On Nate Silver’s renowned political prediction site fivethirtyeight.com, Christine Aschwanden writes an interesting and compelling piece “Does CBD Really Do Anything?” In this piece, she examines the evidence surrounding CBD and other cannabinoids. The author examines a number of sources about the evidence behind CBD and also places it in the context of a booming marketplace that is willing to sell CBD to the public regardless of evidence or, in many cases, purity. Although much of her criticism of the evidence surrounding CBD and other cannabinoids is well justified, there is some good science and evidence for its effects as well.
Many manufacturers selling CBD products fail to test their products and some are selling products that are either adulterated or do not contain CBD at all. At LeafLine Labs, we tested many of the CBD products on the market and most did not contain CBD but contained CBD-A, the chemical precursor to CBD with lesser effects. Of those that did contain CBD, the concentration did not necessarily match the labeled dosage. Out of the broad number of samples we tested, in fact, only one product actually contained CBD. These manufacturers are either unaware that you have to decarboxylate CBD for it to be active at its greatest potential, or they are selling product that has not gone through the process to save money on manufacturing costs.

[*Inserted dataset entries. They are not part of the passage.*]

# DIAGNijmegen/bodyct-dram-emph-subtype

Measured on NVIDIA B200. Metric: CT volumes/sec med3ddram inference, higher is better.
Workload: dtype f16 operands / f32 accumulate

## Files before the change

### bodyct-dram-emph-subtype_b200/_capi.py

```python
import ctypes as C
import os

HERE = os.path.dirname(os.path.abspath(__file__))
LIB_PATH = os.environ.get("DRAM_B200_LIB") or os.path.join(HERE, "libdram_b200.so")

DRAM_OK = 0
DRAM_DTYPE_BF16 = 0
DRAM_DTYPE_F16 = 1
CONV_ALGO = {"auto": 0, "tiles": 1, "planes": 2}
CONV_EPILOGUE = {"auto": 0, "direct": 1, "staged": 2}
LOSS_COEF_HEAD = 16
PEER_HANDLE_BYTES = 64


class ConvDesc(C.Structure):

    _fields_ = [
        ("n", C.c_int32), ("di", C.c_int32), ("hi", C.c_int32), ("wi", C.c_int32),
        ("c1", C.c_int32), ("c2", C.c_int32),
        ("cout", C.c_int32),
        ("kd", C.c_int32), ("kh", C.c_int32), ("kw", C.c_int32),
        ("sd", C.c_int32), ("sh", C.c_int32), ("sw", C.c_int32),
        ("dd", C.c_int32), ("dh", C.c_int32), ("dw", C.c_int32),
        ("pd", C.c_int32), ("ph", C.c_int32), ("pw", C.c_int32),
        ("relu", C.c_int32),
        ("res_c", C.c_int32), ("res_stride", C.c_int32),
        ("res_d", C.c_int32), ("res_h", C.c_int32), ("res_w", C.c_int32),
        ("n_heads", C.c_int32), ("head_ch", C.c_int32 * 2), ("head_sigmoid", C.c_int32),
        ("store_out", C.c_int32),
        ("tw", C.c_int32), ("th", C.c_int32), ("td", C.c_int32),
        ("dtype", C.c_int32),
        ("algo", C.c_int32),
        ("src1_up2x", C.c_int32),
        ("epilogue", C.c_int32),
    ]


_vp, _i32, _i64, _sz = C.c_void_p, C.c_int32, C.c_int64, C.c_size_t
_pi32 = C.POINTER(C.c_int32)

SIGNATURES = {
    "dram_version": (C.c_int, []),
    "dram_last_error": (C.c_int, [C.c_char_p, _sz]),
    "dram_sm_count": (C.c_int, []),
    "dram_set_saturation_counter": (C.c_int, [_vp]),
    "dram_conv3d_out_dims": (C.c_int, [C.POINTER(ConvDesc), _pi32, _pi32, _pi32]),
    "dram_conv3d_plan_create": (C.c_int, [C.POINTER(ConvDesc), _vp, _vp, _vp, _vp, _vp, _vp, _vp, _vp, _vp,
                                          _vp, _vp, C.POINTER(_vp)]),
    "dram_conv3d_plan_destroy": (C.c_int, [_vp]),
    "dram_conv3d_run": (C.c_int, [_vp, _i32, _vp]),
    "dram_conv3d_plan_info": (C.c_int, [_vp, C.POINTER(_i64), _pi32, _pi32, _pi32, _pi32]),
    "dram_conv3d_plan_executed_flops": (C.c_int, [_vp, C.POINTER(_i64)]),
    "dram_conv3d_worklist_size": (C.c_int, [_vp, _pi32]),
    "dram_conv3d_worklist": (C.c_int, [_vp, _vp, _i32, _vp, _vp, _vp, _vp]),
    "dram_conv3d_run_listed": (C.c_int, [_vp, _vp, _vp, _i32, _vp]),
    "dram_stem_expand": (C.c_int, [_vp, _vp, _i32, _i32, _i32, _i32, _i32, _vp]),
    "dram_stem_weight_bytes": (_sz, []),
    "dram_stem_conv7": (C.c_int, [_vp, _vp, _vp, _vp, _vp, _i32, _i32, _i32, _i32, _i32, _i32, _i32, _vp]),
    "dram_stem_conv7_hu": (C.c_int, [_vp, _vp, _i32, _i32, _vp, _vp, _vp, _vp, _i32, _i32, _i32, _i32, _i32, _i32,
                                     _i32, _vp]),
    "dram_maxpool3d": (C.c_int, [_vp, _vp, _i32, _i32, _i32, _i32, _i32, _i32, _vp]),
    "dram_upsample2x": (C.c_int, [_vp, _vp, _i32, _i32, _i32, _i32, _i32, _i32, _vp]),
    "dram_upsample2x_plan_create": (C.c_int, [_vp, _vp, _i32, _i32, _i32, _i32, _i32, _i32, C.POINTER(_vp)]),
    "dram_upsample2x_plan_destroy": (C.c_int, [_vp]),
    "dram_upsample2x_plan_run": (C.c_int, [_vp, _i32, _vp]),
    "dram_upsample2x_worklist_size": (C.c_int, [_vp, _pi32]),
    "dram_upsample2x_worklist": (C.c_int, [_vp, _vp, _i32, _vp, _vp, _vp, _vp]),
    "dram_upsample2x_plan_run_listed": (C.c_int, [_vp, _vp, _vp, _i32, _vp]),
    "dram_decoder_support": (C.c_int, [_vp, _i32, _i32, _i32, _i32, _i32, _i32, _i32, _vp, _vp, _vp]),
    "dram_upconv_axis": (C.c_int, [_vp, _vp, _i64, _i32, _i32, _i64, _i32, _i32, _i32, _vp]),
    "dram_pool_workspace_bytes": (_sz, [_i32, _i32]),
    "dram_masked_pool": (C.c_int, [_vp, _vp, _i32, _vp, _vp, _i32, _i32, _i32, _i32, _i32, _i32, _i32, _i32, _vp]),
    "dram_dram_workspace_bytes": (_sz, [_i32]),
    "dram_dram_upsample_mask": (C.c_int, [_vp, _vp, _vp, _vp, _vp, _vp, _vp, _vp, _i32, _i32, _i32, _i32,
                                          _i32, _i32, _i32, _i32, _vp]),
    "dram_lobe_workspace_bytes": (_sz, [_i32, _i64]),
    "dram_lobe_sums": (C.c_int, [_vp, _vp, _vp, _vp, _vp, _vp, _vp, _i32, _i64, _vp]),
    "dram_preprocess_workspace_bytes": (_sz, []),
    "dram_window_standardize": (C.c_int, [_vp, _vp, _vp, _vp, _i64, C.c_float, C.c_float, _vp]),
    "dram_preprocess_workspace_bytes_n": (_sz, [_i32]),
    "dram_window_standardize_batch": (C.c_int, [_vp, _vp, _vp, _vp, _i32, _i64, C.c_float, C.c_float, _vp]),
    "dram_window_stats": (C.c_int, [_vp, _vp, _vp, _i32, _i64, C.c_float, C.c_float, _vp]),
    "dram_window_lut": (C.c_int, [_vp, _vp, _vp, _vp, _i32, _i64, C.c_float, C.c_float, _vp]),
    "dram_resize_image": (C.c_int, [_vp, _vp, _vp, _i32, _i32, _i32, _i32, _i32, _i32, _vp]),
    "dram_resize_mask": (C.c_int, [_vp, _vp, _vp, _i32, _i32, _i32, _i32, _i32, _i32, _vp]),
    "dram_resize_labels": (C.c_int, [_vp, _vp, _vp, _i32, _i32, _i32, _i32, _i32, _i32, _vp]),
    "dram_mask_bbox": (C.c_int, [_vp, _i32, _i32, _i32, _vp, _vp]),
    "dram_lung_crop_workspace_bytes": (_sz, [_i32, _i32, _i32]),
    "dram_lung_crop": (C.c_int, [_vp, _vp, _i32, _i32, _i32, _i32, _i32, _i32, _i32, _i32, _i32, _vp, _vp, _vp, _vp, _vp]),
    "dram_label_counts": (C.c_int, [_vp, _i64, _vp, _vp]),
    "dram_label_hu_hist": (C.c_int, [_vp, _vp, _i64, _vp, _i32, _vp, _vp, _vp]),
    "dram_heatmap_u8": (C.c_int, [_vp, _i32, _i32, _i32, _vp, _i32, _i32, _i32, _i32, _i32, _i32, _i32, _i32, _i32, _vp]),
    "dram_conv3d_wgrad_workspace_bytes": (_i64, [C.POINTER(ConvDesc)]),
    "dram_conv3d_wgrad_plan_create": (C.c_int, [C.POINTER(ConvDesc), _vp, _vp, _vp, _i32, _i32, _vp, _i64, C.POINTER(_vp)]),
    "dram_conv3d_wgrad_plan_destroy": (C.c_int, [_vp]),
    "dram_conv3d_wgrad_plan_info": (C.c_int, [_vp, C.POINTER(_i64), _pi32, _pi32, _pi32]),
    "dram_conv3d_wgrad_run": (C.c_int, [_vp, _i32, _i32, _vp]),
    "dram_bn_workspace_bytes": (_i64, [_i32]),
    "dram_bn_stats": (C.c_int, [_vp, _i64, _i32, _i32, _vp, _vp, _vp]),
    "dram_bn_finalize": (C.c_int, [_vp, C.c_double, _vp, _vp, C.c_float, C.c_float, _vp, _vp, _vp, _vp, _vp, _vp, _i32, _vp]),
    "dram_bn_apply": (C.c_int, [_vp, _vp, _vp, _vp, _i32, _vp, _i64, _i32, _i32, _vp]),
    "dram_bn_backward_reduce": (C.c_int, [_vp, _vp, _vp, _vp, _vp, _i64, _i32, _i32, _vp, _vp, _vp]),
    "dram_bn_backward_apply": (C.c_int, [_vp, _vp, _vp, _vp, _vp, _vp, _vp, C.c_double, _vp, _vp, _i64, _i32, _i32, _vp]),
    "dram_upsample2x_backward": (C.c_int, [_vp, _vp, _i32, _i32, _i32, _i32, _i32, _i32, _vp]),
    "dram_maxpool3d_backward_workspace_bytes": (_i64, [_i32, _i32, _i32, _i32, _i32]),
    "dram_maxpool3d_backward": (C.c_int, [_vp, _vp, _vp, _vp, _i32, _i32, _i32, _i32, _i32, _i32, _vp]),
    "dram_heads_workspace_bytes": (_i64, []),
    "dram_heads_sigmoid_forward": (C.c_int, [_vp, _vp, _vp, _vp, _vp, _i64, _i32, _vp]),
    "dram_heads_sigmoid_backward": (C.c_int, [_vp, _vp, _vp, _vp, _vp, _vp, _vp, _vp, _vp, _vp, _i64, _i32, _vp]),
    "dram_peer_exchange_bytes": (_i64, []),
    "dram_peer_alloc": (C.c_int, [_i64, C.POINTER(_vp), _vp]),
    "dram_peer_open": (C.c_int, [_vp, C.POINTER(_vp)]),
    "dram_peer_close": (C.c_int, [_vp]),
    "dram_peer_free": (C.c_int, [_vp]),
    "dram_peer_allreduce_f64": (C.c_int, [_vp, _vp, _i32, _vp, _i32, _i32, C.c_uint64, _vp, _vp]),
    "dram_train_loss_workspace_bytes": (_i64, [_i32]),
    "dram_train_loss_forward": (C.c_int, [_vp, _vp, _vp, _vp, _vp, _vp, _vp, _vp, _vp, _vp, _i32, _i32, _i32, _i32, _i32,
                                          _i32, _i32, C.c_float, C.c_float, _vp, _vp, _vp]),
    "dram_train_loss_backward": (C.c_int, [_vp, _vp, _vp, _vp, _vp, _vp, _vp, _vp, _i32, _i32, _i32, _i32, _i32, _i32,
                                           _i32, _vp, _vp, _vp]),
    "dram_adam_step": (C.c_int, [_vp, _vp, _vp, _vp, _i64, C.c_double, C.c_double, C.c_double, C.c_double, _i32,
                                 C.c_float, _vp]),
    "dram_pack_conv_weight": (C.c_int, [_vp, _vp, _i32, _i32, _i32, _i32, _i32, _i32, _i32, _i32, _vp]),
    "dram_ncdhw_f32_to_ndhwc_16": (C.c_int, [_vp, _vp, _i32, _i32, _i32, _i32, _i32, _i32, _vp]),
    "dram_ndhwc_16_to_ncdhw_f32": (C.c_int, [_vp, _vp, _i32, _i32, _i32, _i32, _i32, _i32, _vp]),
}
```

There are few double-blinded, placebo-controlled trials on CBD and its use as a medication. GW Pharmaceuticals is one of the few companies to have conducted serious trials in the cases of Epidiolex and Sativex. However, much of this this is due to the scheduling of cannabis as schedule I by the FDA and DEA prohibiting its use and study. This makes it impossible to prove that it is medically useful to the standards that the FDA requires, thus ensuring it will never be removed from schedule I status. In addition, a negative bias exists with regards to cannabis that is reinforced when no medical school, pharmacy school, or nursing school in the United States has curricula teaching about the endocannabinoid system, despite it being one of the key physiological feedback systems governing almost every system in our body. There is a wealth of information on what the endocannabinoid system does physiologically and what cannabinoids do pharmacologically speaking in animals and cellular experiments.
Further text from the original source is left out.